SOURCE DATA:
+        for (int u = 0; u < 5; ++u) act[u] = f.slots[rs[u]].active;
+        nfr = f.slots[rs[4]].n_frames;
+#pragma unroll
+        for (int i = 0; i < NR; ++i) {
+            unsigned long long kk = k1[i] > k0[i] ? k1[i] : k0[i];
+#pragma unroll
+            for (int m = 32; m >= 1; m >>= 1) { const unsigned long long o = __shfl_xor(kk, m); kk = o > kk ? o : kk; }
+            if (lane == 0) scode[wave + 8 * i] = q3_argmax_idx(kk);
+        }
+        Q3_LDS_BARRIER();
+        const int kblocks = g.K >> 5, lmax = nrow - 1;
+        auto trow = [&](int code) { return code >= 0 && code < f.rows_q ? code : f.rows_q; };
+        const u32x4* xt = (const u32x4*)f.xtab;
+#pragma unroll
+        for (int i = 0; i < RT; ++i) {
+            const size_t tb = ((size_t)trow(scode[min(16 * i + r, lmax)]) * kblocks + kb0) * 4 + kq;
+#pragma unroll
+            for (int s = 0; s < D; ++s) aq[s][i] = xt[tb + (size_t)min(s, per - 1) * 4];
+        }
+        const int tf = nrow * f.d, tpx = nrow * g.K;
+#pragma unroll
+        for (int u = 0; u < 2; ++u) {
+            const int e = min(e0 + u * stride, tf - 1), rl = e / f.d, c = e - rl * f.d, code = scode[rl];
+            okc[u] = code >= 0 && code < f.rows_q;
+            fbv[u] = f.fb[(size_t)(row0 + rl) * f.d + c];
+            cdv[u] = f.codec[(size_t)(okc[u] ? code : 0) * f.d + c];
+            const int ep = min(e0 + u * stride, tpx - 1), rp = ep / g.K, cp = ep - rp * g.K, codep = scode[rp];
+            pxv[u] = ((codep >= 0 && codep < f.rows_q) ? f.table + (size_t)codep * g.K : f.proj_b)[cp];
+        }
+#pragma unroll
+        for (int i = 0; i < NR; ++i) sc[i] = f.stab[trow(scode[min(wave + 8 * i, lmax)])];
+    }
+    __device__ __forceinline__ void phase3(const Q3BGemm& g, int row0, int cg, int wave, int lane, const int* scode, float* srow) {
+        const auto& f = g.fold;
+        if (lane == 0) {
+#pragma unroll
+            for (int i = 0; i < NR; ++i) srow[wave + 8 * i] = sc[i];
+        }
+        const int tf = nrow * f.d, tpx = nrow * g.K;
+#pragma unroll
+        for (int u = 0; u < 2; ++u) {
+            const int e = e0 + u * stride;
+            if (e < tf && act[u]) { const int rl = e / f.d; f.fb[(size_t)(row0 + rl) * f.d + (e - rl * f.d)] = fbv[u] + (okc[u] ? cdv[u] : 0.0f); }
+            if (e < tpx && act[2 + u]) { const int rp = e / g.K; f.px[(size_t)(row0 + rp) * g.K + (e - rp * g.K)] = pxv[u]; }
+        }
+        if (cg == 0 && wave == 0 && lane < nrow && act[4]) f.codes[((size_t)rs[4] * f.max_steps_cap + nfr) * f.ncb + f.q] = scode[lane];
+        for (int e = e0 + 2 * stride; e < max(tf, tpx); e += stride) {
+            if (e < tf) {
+                const int rl = e / f.d, c = e - rl * f.d, code = scode[rl];
+                if (f.slots[f.row_slot[row0 + rl]].active)
+                    f.fb[(size_t)(row0 + rl) * f.d + c] = f.fb[(size_t)(row0 + rl) * f.d + c] + ((code >= 0 && code < f.rows_q) ? f.codec[(size_t)code * f.d + c] : 0.0f);
+            }
+            if (e < tpx) {
+                const int rp = e / g.K, cp = e - rp * g.K, code = scode[rp];
+                if (f.slots[f.row_slot[row0 + rp]].active)
+                    f.px[(size_t)(row0 + rp) * g.K + cp] = (code >= 0 && code < f.rows_q) ? f.table[(size_t)code * g.K + cp] : f.proj_b[cp];
+            }
+        }
+    }
+};
+
+__global__ __launch_bounds__(64) void k_fold_table(const float* table, int rows, const float* proj_b, const float* nw, int K, float eps, u32x4* xtab, float* stab) {
+    const int row = blockIdx.x, lane = threadIdx.x, nt = K >> 4;
+    const float* v = row < rows ? table + (size_t)row * K : proj_b;
+    for (int fi = lane; fi < (K >> 5) * 4; fi += 64) {
+        const int c = (fi >> 2) * 32 + (fi & 3) * 4;
+        uint16_t h[8];
+#pragma unroll
+        for (int k = 0; k < 4; ++k) { h[k] = q3_bf16(v[c + k] * nw[c + k]); h[4 + k] = q3_bf16(v[c + 16 + k] * nw[c + 16 + k]); }
+        u32x4 o;
+        o.x = h[0] | ((uint32_t)h[1] << 16); o.y = h[2] | ((uint32_t)h[3] << 16); o.z = h[4] | ((uint32_t)h[5] << 16); o.w = h[6] | ((uint32_t)h[7] << 16);
+        xtab[(size_t)row * (K >> 5) * 4 + fi] = o;
+    }
+    auto tile = [&](int t) {
+        float q[4];
+#pragma unroll
+        for (int k = 0; k < 4; ++k) {
+            const float* p = v + t * 16 + 4 * k;
+            q[k] = (p[0] * p[0] + p[1] * p[1]) + (p[2] * p[2] + p[3] * p[3]);
+        }
+        return (q[0] + q[1]) + (q[2] + q[3]);
+    };
+    float a = lane < nt ? tile(lane) : 0.0f;
+    const float a1 = lane + 64 < nt ? tile(lane + 64) : 0.0f;
+    if (lane + 64 < nt) a = a + a1;
+#pragma unroll
+    for (int m = 32; m >= 1; m >>= 1) a = a + __shfl_xor(a, m);
+    if (lane == 0) stab[row] = 1.0f / sqrtf(a / (float)K + eps);
+}
+void q3_launch_fold_table(const float* table, int rows, const float* proj_b, const float* nw, int K, float eps, uint4* xtab, float* stab, hipStream_t s) {
+    hipLaunchKernelGGL(k_fold_table, dim3(rows + 1), dim3(64), 0, s, table, rows, proj_b, nw, K, eps, (u32x4*)xtab, stab);
+}
+
 #define BG_PH(RT_, NT_) ((8 * (RT_) * (NT_) > 64 && ((RT_) * (NT_)) % 2 == 0) ? 2 : 1)
-template <int RT, int NT, int D, bool NTW, bool Q8>
+template <int RT, int NT, int D, bool NTW, bool Q8, bool FOLD = false>
 __global__ __launch_bounds__(512) void k_bgemm(Q3BGemm g) {
     extern __shared__ float part[];
     __shared__ float srow[64];
@@ -52,7 +175,13 @@
     for (int j = 0; j < NT; ++j) wp[j] = (const u32x4*)g.w + ((size_t)(nb0 + j) * kblocks + kb0) * 64 + lane;
     constexpr int NR = 2 * RT;
     float sp0[NR], sp1[NR];
-    if (g.ssp) {
+    [[maybe_unused]] BgFold<RT> fs;
+    [[maybe_unused]] int* scode = (int*)part;
+    if constexpr (FOLD) {
+        fs.phase1(g, row0, cg, wave, lane);
+        __builtin_amdgcn_sched_barrier(0);
+    }
+    if (!FOLD && g.ssp) {
 #pragma unroll
         for (int i = 0; i < NR; ++i) {
             const float* sp = g.ssp + (size_t)min(row0 + wave + 8 * i, B - 1) * g.ld_ssp;
@@ -90,11 +219,13 @@
 #pragma unroll
             for (int j = 0; j < NT; ++j) bq[s][j] = bg_ldw(wp[j] + so, NTW);
         }
-#pragma unroll
-        for (int s = 0; s < D; ++s) {
-            const size_t so = (size_t)min(s, per - 1) * 64;
-#pragma unroll
-            for (int i = 0; i < RT; ++i) aq[s][i] = ap[i][so];
+        if constexpr (!FOLD) {
+#pragma unroll
+            for (int s = 0; s < D; ++s) {
+                const size_t so = (size_t)min(s, per - 1) * 64;
+#pragma unroll
+                for (int i = 0; i < RT; ++i) aq[s][i] = ap[i][so];
+            }
         }
     }
     constexpr int NOUT = (TR * 64 + 511) / 512;
@@ -124,7 +255,11 @@
     }
     __builtin_amdgcn_sched_barrier(0);
     Q3_STAMP(g, 1);
-    if (g.ssp) {
+    if constexpr (FOLD) {
+        fs.template phase2<D>(g, row0, wave, lane, kq, r, per, kb0, scode, aq);
+        Q3_STAMP(g, 7);
+    }
+    if (!FOLD && g.ssp) {
         float av[NR];
 #pragma unroll
         for (int i = 0; i < NR; ++i) {
@@ -209,7 +344,7 @@
 #ifdef Q3_STAMPS
                 if (s == 0) { asm volatile("" :: "v"(acc[0][0][0])); Q3_STAMP(g, 2); }
 #endif
-                if (s + D < per) {
+                if (!FOLD && s + D < per) {
 #pragma unroll
                     for (int j = 0; j < NT; ++j) bq[d][j] = bg_ldw(wp[j] + (size_t)(s + D) * 64, NTW);
 #pragma unroll
@@ -225,6 +360,11 @@
     constexpr int PH = BG_PH(RT, NT), TP = RT * NT / PH, TRP = TR / PH, NOUTP = NOUT / PH;
     static_assert(PH == 1 || ((RT * NT) % 2 == 0 && (TRP * 64) % 512 == 0), "two phases need an even tile count and whole items per phase");
     const int epi = g.epi;
+    const bool nrm = FOLD || g.ssp;
+    if constexpr (FOLD) {
+        fs.phase3(g, row0, cg, wave, lane, scode, srow);
+        Q3_LDS_BARRIER();
+    }
 #pragma unroll
     for (int ph = 0; ph < PH; ++ph) {
         if (ph) __syncthreads();
@@ -247,7 +387,7 @@
                 const int q = p & 31, l = ((q >> 3) << 4) + (q & 7), o = ((p >> 5) << 6) + l;
                 const int e = (o >> 6) & 3, t = ph * TP + (o >> 8), i = t / NT, j = t - i * NT;
                 const int rl = 16 * i + 4 * (l >> 4) + e, row = row0 + rl, c = l & 15;
-                const float sc = g.ssp ? srow[rl] : 1.0f;
+                const float sc = nrm ? srow[rl] : 1.0f;
                 float gt = part[o], up = part[o + 8];
 #pragma unroll
                 for (int wv = 1; wv < 8; ++wv) { gt = gt + part[(size_t)wv * (TRP * 64) + o]; up = up + part[(size_t)wv * (TRP * 64) + o + 8]; }
@@ -263,13 +403,13 @@
             const int rl = 16 * i + 4 * (l >> 4) + e, row = row0 + rl, c = l & 15;
             const int col = (nb0 + j) * 16 + c;
             const bool live = row < B;
-            const float sc = g.ssp ? srow[rl] : 1.0f;
+            const float sc = nrm ? srow[rl] : 1.0f;
             float v = part[o];
 #pragma unroll
             for (int wv = 1; wv < 8; ++wv) v = v + part[(size_t)wv * (TRP * 64) + o];
             if (g.bias) v = v + bsv[it];
             if (epi == Q3_EPI_STORE) {
-                if (live) g.y[bg_yoff(g, row) + col] = g.ssp ? sc * v : v;
+                if (live) g.y[bg_yoff(g, row) + col] = nrm ? sc * v : v;
             } else if (epi == Q3_EPI_GELU) {
                 if (live) g.yb[q3_atile_off(row, col, g.N >> 5)] = q3_bf16(bg_gelu_erf(v));
             } else if (epi == Q3_EPI_RESID) {
@@ -283,7 +423,7 @@
                     if (live && c == 0) g.ssp_out[(size_t)row * g.ld_ssp_out + (nb0 + j)] = sq;
                 }
             } else {
-                unsigned long long key = q3_argmax_key(g.ssp ? sc * v : v, (uint32_t)col);
+                unsigned long long key = q3_argmax_key(nrm ? sc * v : v, (uint32_t)col);
 #pragma unroll
                 for (int m = 1; m <= 8; m <<= 1) { const unsigned long long ok = __shfl_xor(key, m); key = ok > key ? ok : key; }
                 if (live && c == 0) g.keys[(size_t)row * g.key_stride + (nb0 + j)] = key;
@@ -465,6 +605,13 @@
         } else if (nt) hipLaunchKernelGGL((k_bgemm<RT, NT, D, true, false>), grid, dim3(512), lds, s, g);
         else hipLaunchKernelGGL((k_bgemm<RT, NT, D, false, false>), grid, dim3(512), lds, s, g);
     }
+    static void launch_fold(const Q3BGemm& g, dim3 grid, hipStream_t s) {
+        if constexpr (NT == 1) {
+            const size_t fl = std::max(lds, (size_t)4 * RT * 16);
+            constexpr int DF = D < 4 ? D : 4;
+            hipLaunchKernelGGL((k_bgemm<RT, 1, DF, false, false, true>), grid, dim3(512), fl, s, g);
+        }
+    }
 };
 #define BG_EACH(X) X(1, 1) X(1, 2) X(1, 3) X(2, 1) X(2, 2) X(2, 3) X(3, 1) X(3, 2) X(3, 3) X(4, 1) X(4, 2) X(4, 3)
 static int g_lds_cap_kb = 0;
@@ -490,7 +637,7 @@
 
 static void bg_pick(const Q3BGemm& g, int* rt, int* nt, int* big) {
     *big = 0;
-    if (g.B >= 256 && g_force_rt == 0 && bg_big_ok(g)) {
+    if (g.B >= 256 && g_force_rt == 0 && !g.fold.keys && bg_big_ok(g)) {
         const int policy = g_big_policy;
         const long wgs = (long)(g.N / 128) * ((g.B + 127) / 128);
         if (policy > 0 || (policy == 0 && wgs >= 256)) { *big = 1; *rt = 8; *nt = 8; return; }
@@ -500,6 +647,7 @@
     for (int RT = 1; RT <= 4; ++RT)
         for (int NT = 1; NT <= 3; ++NT) {
             if (tiles % NT) continue;
+            if (g.fold.keys && NT != 1) continue;
             if (g_lds_cap_kb > 0 && 8 * RT * NT / BG_PH(RT, NT) > g_lds_cap_kb && !(RT == 1 && NT == 1)) continue;
             if (g.B > 64 && RT != 4 && !(RT == 2 && g.B <= 128)) continue;
             const long chunks = (g.B + 16 * RT - 1) / (16 * RT);
@@ -508,7 +656,7 @@
             const long cost = rounds * ((g.wscale ? 32L * RT + 17L * NT : 32L * (RT + NT)) * g.K + 24000L);
             if (bestCost < 0 || cost < bestCost || (cost == bestCost && (wgs > bestWgs || (wgs == bestWgs && NT > bestNT)))) { bestCost = cost; bestRT = RT; bestNT = NT; bestWgs = wgs; }
         }
-    if (g_force_rt > 0 && g_force_nt > 0 && tiles % g_force_nt == 0) { bestRT = g_force_rt; bestNT = g_force_nt; }
+    if (g_force_rt > 0 && g_force_nt > 0 && tiles % g_force_nt == 0 && !(g.fold.keys && g_force_nt != 1)) { bestRT = g_force_rt; bestNT = g_force_nt; }
     *rt = bestRT; *nt = bestNT;
 }
 void q3_bgemm_pick(const Q3BGemm& g, int* rt, int* nt, int* d, int* ntw, int* big) {
@@ -532,11 +680,26 @@
     return 0;
 }
 
+bool q3_bgemm_fold_ok(int B, int K, int N, int n_key_parts) {
+    return B >= 1 && K % 256 == 0 && K <= 1024 && N % 16 == 0 && n_key_parts >= 1 && n_key_parts <= 128;
+}
+
 int q3_launch_bgemm(const Q3BGemm& g, hipStream_t s) {
     if (bg_check(g)) return -1;
     q3_bgemm_prepare();
+    if (g.fold.keys && (!q3_bgemm_fold_ok(g.B, g.K, g.N, g.fold.n_key_parts) || g.epi != Q3_EPI_STORE || g.wscale || g.a_row0 || g.ssp ||
+                        g.ntiles != g.K / 16 || g.fold.d < 1 || g.bias || g.seg_rows))
+        return -1;
     int bestRT, bestNT, big;
     bg_pick(g, &bestRT, &bestNT, &big);
+    if (g.fold.keys) {
+        if (big || bestNT != 1) return -1;
+        const dim3 grid(g.N / 16, (g.B + 16 * bestRT - 1) / (16 * bestRT));
+#define L(RT_, NT_) if (bestRT == RT_ && bestNT == NT_) { BgInst<RT_, NT_>::launch_fold(g, grid, s); return 0; }
+        BG_EACH(L)
+#undef L
+        return -1;
+    }
     if (big) { bg_launch_big(g, s); return 0; }
     const dim3 grid(g.N / 16 / bestNT, (g.B + 16 * bestRT - 1) / (16 * bestRT));
 #define L(RT_, NT_) if (bestRT == RT_ && bestNT == NT_) { BgInst<RT_, NT_>::launch(g, grid, s); return 0; }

AIM OF THE TASK: From the records above, extract exactly and only the lines that begin at the line with "(size_t)4 * RT * 16);" and stop after the line with "q3_bgemm_fold_ok(int B, int".

YOUR RESPONSE:
+            const size_t fl = std::max(lds, (size_t)4 * RT * 16);
+            constexpr int DF = D < 4 ? D : 4;
+            hipLaunchKernelGGL((k_bgemm<RT, 1, DF, false, false, true>), grid, dim3(512), fl, s, g);
+        }
+    }
 };
 #define BG_EACH(X) X(1, 1) X(1, 2) X(1, 3) X(2, 1) X(2, 2) X(2, 3) X(3, 1) X(3, 2) X(3, 3) X(4, 1) X(4, 2) X(4, 3)
 static int g_lds_cap_kb = 0;
@@ -490,7 +637,7 @@
 
 static void bg_pick(const Q3BGemm& g, int* rt, int* nt, int* big) {
     *big = 0;
-    if (g.B >= 256 && g_force_rt == 0 && bg_big_ok(g)) {
+    if (g.B >= 256 && g_force_rt == 0 && !g.fold.keys && bg_big_ok(g)) {
         const int policy = g_big_policy;
         const long wgs = (long)(g.N / 128) * ((g.B + 127) / 128);
         if (policy > 0 || (policy == 0 && wgs >= 256)) { *big = 1; *rt = 8; *nt = 8; return; }
@@ -500,6 +647,7 @@
     for (int RT = 1; RT <= 4; ++RT)
         for (int NT = 1; NT <= 3; ++NT) {
             if (tiles % NT) continue;
+            if (g.fold.keys && NT != 1) continue;
             if (g_lds_cap_kb > 0 && 8 * RT * NT / BG_PH(RT, NT) > g_lds_cap_kb && !(RT == 1 && NT == 1)) continue;
             if (g.B > 64 && RT != 4 && !(RT == 2 && g.B <= 128)) continue;
             const long chunks = (g.B + 16 * RT - 1) / (16 * RT);
@@ -508,7 +656,7 @@
             const long cost = rounds * ((g.wscale ? 32L * RT + 17L * NT : 32L * (RT + NT)) * g.K + 24000L);
             if (bestCost < 0 || cost < bestCost || (cost == bestCost && (wgs > bestWgs || (wgs == bestWgs && NT > bestNT)))) { bestCost = cost; bestRT = RT; bestNT = NT; bestWgs = wgs; }
         }
-    if (g_force_rt > 0 && g_force_nt > 0 && tiles % g_force_nt == 0) { bestRT = g_force_rt; bestNT = g_force_nt; }
+    if (g_force_rt > 0 && g_force_nt > 0 && tiles % g_force_nt == 0 && !(g.fold.keys && g_force_nt != 1)) { bestRT = g_force_rt; bestNT = g_force_nt; }
     *rt = bestRT; *nt = bestNT;
 }
 void q3_bgemm_pick(const Q3BGemm& g, int* rt, int* nt, int* d, int* ntw, int* big) {
@@ -532,11 +680,26 @@
     return 0;
 }
 
+bool q3_bgemm_fold_ok(int B, int K, int N, int n_key_parts) {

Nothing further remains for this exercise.